Read the records below. Copy each line where the string "MsegSrc" occurs.
---------- Extracted entries ----------
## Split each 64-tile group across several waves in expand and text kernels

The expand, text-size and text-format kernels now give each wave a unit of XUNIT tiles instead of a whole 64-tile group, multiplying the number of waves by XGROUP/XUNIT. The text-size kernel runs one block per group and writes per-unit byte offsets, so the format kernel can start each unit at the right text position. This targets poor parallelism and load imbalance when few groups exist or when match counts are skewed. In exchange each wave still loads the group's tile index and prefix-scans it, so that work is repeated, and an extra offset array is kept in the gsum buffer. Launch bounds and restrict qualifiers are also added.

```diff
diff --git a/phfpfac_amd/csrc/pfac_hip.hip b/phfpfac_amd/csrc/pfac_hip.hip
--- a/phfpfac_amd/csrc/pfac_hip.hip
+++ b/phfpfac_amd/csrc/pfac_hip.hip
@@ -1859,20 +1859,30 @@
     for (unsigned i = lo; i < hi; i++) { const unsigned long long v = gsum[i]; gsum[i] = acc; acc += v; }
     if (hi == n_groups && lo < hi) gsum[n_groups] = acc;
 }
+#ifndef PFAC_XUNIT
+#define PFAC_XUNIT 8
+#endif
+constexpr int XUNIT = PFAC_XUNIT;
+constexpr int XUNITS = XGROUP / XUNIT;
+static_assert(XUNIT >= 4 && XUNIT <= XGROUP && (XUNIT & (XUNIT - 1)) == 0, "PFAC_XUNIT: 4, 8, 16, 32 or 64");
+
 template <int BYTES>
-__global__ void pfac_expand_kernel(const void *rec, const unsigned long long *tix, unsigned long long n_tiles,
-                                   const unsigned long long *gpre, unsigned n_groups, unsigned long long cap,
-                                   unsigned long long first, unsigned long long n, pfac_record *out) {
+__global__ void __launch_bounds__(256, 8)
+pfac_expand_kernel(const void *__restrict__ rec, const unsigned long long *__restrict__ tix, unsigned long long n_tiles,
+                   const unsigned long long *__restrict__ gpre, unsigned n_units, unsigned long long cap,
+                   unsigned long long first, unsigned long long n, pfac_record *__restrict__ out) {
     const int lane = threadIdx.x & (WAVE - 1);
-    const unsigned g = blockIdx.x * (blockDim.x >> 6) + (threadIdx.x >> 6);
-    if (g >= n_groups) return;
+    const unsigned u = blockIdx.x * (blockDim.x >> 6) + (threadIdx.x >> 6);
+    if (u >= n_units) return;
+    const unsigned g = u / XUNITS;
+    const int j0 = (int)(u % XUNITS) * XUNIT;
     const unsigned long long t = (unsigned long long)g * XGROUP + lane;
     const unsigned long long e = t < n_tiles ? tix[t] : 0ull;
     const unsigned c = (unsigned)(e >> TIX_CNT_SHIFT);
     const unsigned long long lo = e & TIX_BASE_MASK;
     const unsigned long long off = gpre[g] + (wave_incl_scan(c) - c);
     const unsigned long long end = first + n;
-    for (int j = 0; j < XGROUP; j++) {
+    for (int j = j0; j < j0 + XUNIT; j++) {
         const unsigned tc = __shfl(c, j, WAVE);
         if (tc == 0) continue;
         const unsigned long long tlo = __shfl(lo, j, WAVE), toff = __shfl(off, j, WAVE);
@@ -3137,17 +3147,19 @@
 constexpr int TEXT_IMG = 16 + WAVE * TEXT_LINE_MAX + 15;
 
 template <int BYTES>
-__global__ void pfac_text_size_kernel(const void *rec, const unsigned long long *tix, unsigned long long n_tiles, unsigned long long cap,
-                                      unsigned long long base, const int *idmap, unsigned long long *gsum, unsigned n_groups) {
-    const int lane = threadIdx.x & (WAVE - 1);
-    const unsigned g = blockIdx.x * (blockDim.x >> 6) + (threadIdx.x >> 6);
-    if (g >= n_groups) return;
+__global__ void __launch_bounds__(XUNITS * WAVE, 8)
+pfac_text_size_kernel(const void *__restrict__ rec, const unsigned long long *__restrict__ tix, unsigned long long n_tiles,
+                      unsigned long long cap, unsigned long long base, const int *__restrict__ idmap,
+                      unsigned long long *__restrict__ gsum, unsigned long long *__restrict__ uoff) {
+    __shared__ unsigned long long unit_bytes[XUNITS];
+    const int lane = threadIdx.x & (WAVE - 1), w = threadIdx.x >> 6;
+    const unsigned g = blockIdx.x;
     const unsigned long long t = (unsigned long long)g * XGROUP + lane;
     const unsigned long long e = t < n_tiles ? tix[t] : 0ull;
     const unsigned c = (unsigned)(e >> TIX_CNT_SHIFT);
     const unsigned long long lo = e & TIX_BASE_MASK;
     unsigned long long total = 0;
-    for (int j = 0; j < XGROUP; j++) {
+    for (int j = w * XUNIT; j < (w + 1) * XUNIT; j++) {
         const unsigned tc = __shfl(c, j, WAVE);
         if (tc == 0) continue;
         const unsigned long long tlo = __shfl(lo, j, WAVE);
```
----------
---------- Extracted entries ----------
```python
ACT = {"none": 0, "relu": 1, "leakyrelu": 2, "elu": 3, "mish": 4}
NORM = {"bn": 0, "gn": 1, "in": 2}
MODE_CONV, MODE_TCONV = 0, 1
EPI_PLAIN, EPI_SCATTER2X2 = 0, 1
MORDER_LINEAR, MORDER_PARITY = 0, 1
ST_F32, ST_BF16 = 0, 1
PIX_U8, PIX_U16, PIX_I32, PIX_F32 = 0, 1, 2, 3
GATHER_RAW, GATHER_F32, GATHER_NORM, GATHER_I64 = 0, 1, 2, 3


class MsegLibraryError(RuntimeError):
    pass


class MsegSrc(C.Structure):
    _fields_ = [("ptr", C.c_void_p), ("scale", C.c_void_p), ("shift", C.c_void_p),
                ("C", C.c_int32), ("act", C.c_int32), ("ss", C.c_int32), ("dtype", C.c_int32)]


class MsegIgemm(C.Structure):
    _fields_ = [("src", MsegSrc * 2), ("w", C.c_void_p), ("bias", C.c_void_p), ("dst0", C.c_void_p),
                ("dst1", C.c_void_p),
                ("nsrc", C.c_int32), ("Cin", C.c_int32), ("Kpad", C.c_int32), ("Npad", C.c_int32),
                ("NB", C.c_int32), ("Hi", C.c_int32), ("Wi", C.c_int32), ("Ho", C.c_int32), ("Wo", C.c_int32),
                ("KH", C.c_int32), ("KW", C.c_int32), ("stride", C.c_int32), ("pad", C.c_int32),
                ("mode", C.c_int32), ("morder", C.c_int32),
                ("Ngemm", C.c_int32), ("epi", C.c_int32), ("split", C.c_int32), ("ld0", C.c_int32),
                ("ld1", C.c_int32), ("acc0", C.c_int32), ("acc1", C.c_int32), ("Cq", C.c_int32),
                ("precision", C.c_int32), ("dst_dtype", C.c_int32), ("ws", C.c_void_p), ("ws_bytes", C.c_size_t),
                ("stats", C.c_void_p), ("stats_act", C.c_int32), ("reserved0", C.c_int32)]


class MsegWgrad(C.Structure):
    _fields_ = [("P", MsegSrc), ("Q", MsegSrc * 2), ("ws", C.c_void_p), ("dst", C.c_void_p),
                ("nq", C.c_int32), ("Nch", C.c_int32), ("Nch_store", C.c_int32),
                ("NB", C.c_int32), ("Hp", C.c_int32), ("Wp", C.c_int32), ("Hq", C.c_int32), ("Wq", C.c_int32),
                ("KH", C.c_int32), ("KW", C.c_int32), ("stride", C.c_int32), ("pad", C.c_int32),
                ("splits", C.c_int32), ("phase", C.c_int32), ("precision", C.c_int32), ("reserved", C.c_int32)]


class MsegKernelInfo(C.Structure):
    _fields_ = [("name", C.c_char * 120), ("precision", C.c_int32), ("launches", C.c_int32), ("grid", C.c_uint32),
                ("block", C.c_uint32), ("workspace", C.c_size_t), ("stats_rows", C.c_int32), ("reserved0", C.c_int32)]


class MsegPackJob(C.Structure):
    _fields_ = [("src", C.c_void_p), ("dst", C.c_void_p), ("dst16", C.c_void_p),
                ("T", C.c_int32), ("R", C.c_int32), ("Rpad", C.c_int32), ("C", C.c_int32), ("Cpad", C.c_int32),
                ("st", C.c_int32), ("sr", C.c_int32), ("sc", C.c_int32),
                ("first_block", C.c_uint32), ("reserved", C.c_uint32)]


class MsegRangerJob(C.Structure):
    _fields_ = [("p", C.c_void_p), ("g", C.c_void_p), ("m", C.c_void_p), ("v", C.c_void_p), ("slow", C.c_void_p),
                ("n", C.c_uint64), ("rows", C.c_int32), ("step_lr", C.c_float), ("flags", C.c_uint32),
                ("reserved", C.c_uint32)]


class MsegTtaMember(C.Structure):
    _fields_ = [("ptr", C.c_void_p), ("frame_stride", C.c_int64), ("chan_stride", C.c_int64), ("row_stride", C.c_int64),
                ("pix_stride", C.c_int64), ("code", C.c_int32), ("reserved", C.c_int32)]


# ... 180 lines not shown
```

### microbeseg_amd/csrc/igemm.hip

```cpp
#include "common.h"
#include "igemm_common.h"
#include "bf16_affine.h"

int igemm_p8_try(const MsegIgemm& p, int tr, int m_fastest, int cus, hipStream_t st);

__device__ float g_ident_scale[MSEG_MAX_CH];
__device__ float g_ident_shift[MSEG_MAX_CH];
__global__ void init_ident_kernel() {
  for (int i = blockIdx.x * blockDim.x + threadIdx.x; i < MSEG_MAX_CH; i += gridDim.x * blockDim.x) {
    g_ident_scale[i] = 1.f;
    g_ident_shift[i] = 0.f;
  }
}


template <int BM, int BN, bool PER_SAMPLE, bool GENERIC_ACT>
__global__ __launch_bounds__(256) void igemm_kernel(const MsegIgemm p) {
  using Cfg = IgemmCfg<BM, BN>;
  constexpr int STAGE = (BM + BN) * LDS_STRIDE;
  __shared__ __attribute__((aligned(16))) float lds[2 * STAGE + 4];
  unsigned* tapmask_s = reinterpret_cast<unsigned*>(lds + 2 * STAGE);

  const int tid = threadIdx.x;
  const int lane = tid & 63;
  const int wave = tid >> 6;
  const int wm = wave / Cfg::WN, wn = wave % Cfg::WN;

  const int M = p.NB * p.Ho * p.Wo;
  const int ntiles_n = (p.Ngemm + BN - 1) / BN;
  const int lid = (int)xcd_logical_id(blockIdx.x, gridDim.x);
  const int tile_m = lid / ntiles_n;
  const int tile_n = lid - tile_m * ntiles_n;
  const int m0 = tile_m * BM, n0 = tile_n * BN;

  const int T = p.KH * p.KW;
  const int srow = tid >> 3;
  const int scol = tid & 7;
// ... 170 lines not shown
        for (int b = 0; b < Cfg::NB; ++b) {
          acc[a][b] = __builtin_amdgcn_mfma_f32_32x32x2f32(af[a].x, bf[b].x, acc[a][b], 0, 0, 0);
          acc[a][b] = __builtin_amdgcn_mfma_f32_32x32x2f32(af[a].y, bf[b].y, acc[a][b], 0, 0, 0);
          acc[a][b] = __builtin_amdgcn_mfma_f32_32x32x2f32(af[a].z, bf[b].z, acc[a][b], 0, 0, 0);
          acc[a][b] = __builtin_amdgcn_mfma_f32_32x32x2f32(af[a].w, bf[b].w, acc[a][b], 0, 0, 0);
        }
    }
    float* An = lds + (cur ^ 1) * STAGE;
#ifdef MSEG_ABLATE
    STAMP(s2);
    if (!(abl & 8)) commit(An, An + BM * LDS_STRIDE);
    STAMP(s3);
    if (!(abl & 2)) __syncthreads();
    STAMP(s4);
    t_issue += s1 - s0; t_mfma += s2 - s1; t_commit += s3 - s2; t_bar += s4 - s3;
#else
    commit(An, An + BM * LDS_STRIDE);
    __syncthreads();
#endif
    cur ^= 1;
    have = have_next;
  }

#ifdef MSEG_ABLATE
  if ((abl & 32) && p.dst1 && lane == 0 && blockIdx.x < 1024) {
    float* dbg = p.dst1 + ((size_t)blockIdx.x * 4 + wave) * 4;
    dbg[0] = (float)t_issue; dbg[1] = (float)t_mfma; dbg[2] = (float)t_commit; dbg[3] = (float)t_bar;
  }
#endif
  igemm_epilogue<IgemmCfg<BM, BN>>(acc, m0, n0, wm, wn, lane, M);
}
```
----------
---------- Extracted entries ----------
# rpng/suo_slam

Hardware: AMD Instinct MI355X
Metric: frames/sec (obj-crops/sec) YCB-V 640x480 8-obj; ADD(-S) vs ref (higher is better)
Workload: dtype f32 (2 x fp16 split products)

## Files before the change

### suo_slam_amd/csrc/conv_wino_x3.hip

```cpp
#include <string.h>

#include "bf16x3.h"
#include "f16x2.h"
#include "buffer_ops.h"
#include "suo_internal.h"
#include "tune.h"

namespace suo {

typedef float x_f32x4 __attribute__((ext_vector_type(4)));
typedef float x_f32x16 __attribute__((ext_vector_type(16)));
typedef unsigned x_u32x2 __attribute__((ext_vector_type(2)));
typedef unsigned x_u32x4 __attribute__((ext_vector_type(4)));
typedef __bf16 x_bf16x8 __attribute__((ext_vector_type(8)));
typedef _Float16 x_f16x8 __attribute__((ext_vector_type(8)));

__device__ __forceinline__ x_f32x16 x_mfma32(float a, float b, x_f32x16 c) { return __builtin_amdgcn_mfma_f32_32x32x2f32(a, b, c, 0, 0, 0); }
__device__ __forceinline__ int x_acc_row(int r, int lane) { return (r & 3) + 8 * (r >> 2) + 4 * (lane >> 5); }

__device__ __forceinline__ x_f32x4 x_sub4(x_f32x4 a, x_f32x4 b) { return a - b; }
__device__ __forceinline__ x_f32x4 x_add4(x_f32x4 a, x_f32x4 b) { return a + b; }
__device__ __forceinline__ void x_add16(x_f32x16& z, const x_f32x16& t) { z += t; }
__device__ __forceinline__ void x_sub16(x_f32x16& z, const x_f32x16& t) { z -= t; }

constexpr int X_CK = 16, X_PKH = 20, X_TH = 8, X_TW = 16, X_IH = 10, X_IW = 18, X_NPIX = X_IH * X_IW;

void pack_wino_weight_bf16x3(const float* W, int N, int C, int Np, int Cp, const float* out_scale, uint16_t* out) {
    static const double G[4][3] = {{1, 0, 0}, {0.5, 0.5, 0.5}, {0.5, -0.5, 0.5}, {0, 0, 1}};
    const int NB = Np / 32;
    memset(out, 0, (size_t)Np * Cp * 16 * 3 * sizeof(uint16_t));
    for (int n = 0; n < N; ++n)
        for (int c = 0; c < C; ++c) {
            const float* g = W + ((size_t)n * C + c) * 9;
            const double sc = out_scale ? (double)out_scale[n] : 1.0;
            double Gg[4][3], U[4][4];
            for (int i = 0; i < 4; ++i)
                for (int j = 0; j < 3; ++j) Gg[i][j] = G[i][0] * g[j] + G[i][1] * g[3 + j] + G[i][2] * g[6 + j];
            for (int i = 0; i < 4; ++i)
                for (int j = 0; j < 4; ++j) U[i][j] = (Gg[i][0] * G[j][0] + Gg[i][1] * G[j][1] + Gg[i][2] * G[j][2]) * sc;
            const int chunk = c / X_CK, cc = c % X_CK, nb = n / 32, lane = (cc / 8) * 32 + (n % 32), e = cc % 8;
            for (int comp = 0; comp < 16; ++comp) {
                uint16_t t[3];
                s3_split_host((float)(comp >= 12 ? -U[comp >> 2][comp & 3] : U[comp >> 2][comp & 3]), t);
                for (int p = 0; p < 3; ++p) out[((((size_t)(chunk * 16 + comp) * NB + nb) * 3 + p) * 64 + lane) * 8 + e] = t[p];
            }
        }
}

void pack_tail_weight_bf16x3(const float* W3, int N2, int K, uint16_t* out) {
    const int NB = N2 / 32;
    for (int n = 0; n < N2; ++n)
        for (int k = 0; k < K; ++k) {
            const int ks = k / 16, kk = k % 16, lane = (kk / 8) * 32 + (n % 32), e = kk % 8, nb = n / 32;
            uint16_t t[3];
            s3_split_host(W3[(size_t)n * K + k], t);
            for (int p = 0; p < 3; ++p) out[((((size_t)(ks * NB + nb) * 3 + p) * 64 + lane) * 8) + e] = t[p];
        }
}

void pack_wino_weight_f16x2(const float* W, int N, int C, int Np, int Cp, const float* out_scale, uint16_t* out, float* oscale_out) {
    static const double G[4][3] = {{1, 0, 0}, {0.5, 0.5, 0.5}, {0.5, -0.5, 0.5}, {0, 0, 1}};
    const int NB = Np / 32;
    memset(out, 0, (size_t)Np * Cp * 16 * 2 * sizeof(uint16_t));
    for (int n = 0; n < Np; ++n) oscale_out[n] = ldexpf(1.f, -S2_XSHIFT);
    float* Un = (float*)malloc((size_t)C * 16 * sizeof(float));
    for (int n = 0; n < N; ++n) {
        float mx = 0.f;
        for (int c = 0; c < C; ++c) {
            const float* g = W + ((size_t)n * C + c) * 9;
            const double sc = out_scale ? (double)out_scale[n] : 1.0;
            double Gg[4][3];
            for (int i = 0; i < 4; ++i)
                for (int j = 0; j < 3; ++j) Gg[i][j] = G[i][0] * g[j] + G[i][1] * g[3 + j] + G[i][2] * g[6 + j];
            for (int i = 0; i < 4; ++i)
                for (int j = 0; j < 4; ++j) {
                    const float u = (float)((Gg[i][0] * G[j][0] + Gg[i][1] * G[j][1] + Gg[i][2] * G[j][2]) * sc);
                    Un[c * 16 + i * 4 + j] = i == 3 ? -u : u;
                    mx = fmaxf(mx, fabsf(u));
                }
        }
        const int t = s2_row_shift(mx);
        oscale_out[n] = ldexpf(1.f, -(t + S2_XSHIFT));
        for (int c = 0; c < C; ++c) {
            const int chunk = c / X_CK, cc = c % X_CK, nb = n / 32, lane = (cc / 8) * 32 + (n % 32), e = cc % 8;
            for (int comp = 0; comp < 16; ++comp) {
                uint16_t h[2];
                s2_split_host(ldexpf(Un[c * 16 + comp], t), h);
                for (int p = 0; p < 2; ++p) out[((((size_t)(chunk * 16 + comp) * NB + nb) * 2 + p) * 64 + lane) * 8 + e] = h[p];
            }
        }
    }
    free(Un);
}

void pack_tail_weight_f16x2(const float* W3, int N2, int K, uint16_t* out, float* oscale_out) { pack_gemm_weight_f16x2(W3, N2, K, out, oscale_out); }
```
----------
# Reply to the task
class MsegSrc(C.Structure):
    _fields_ = [("src", MsegSrc * 2), ("w", C.c_void_p), ("bias", C.c_void_p), ("dst0", C.c_void_p),
    _fields_ = [("P", MsegSrc), ("Q", MsegSrc * 2), ("ws", C.c_void_p), ("dst", C.c_void_p),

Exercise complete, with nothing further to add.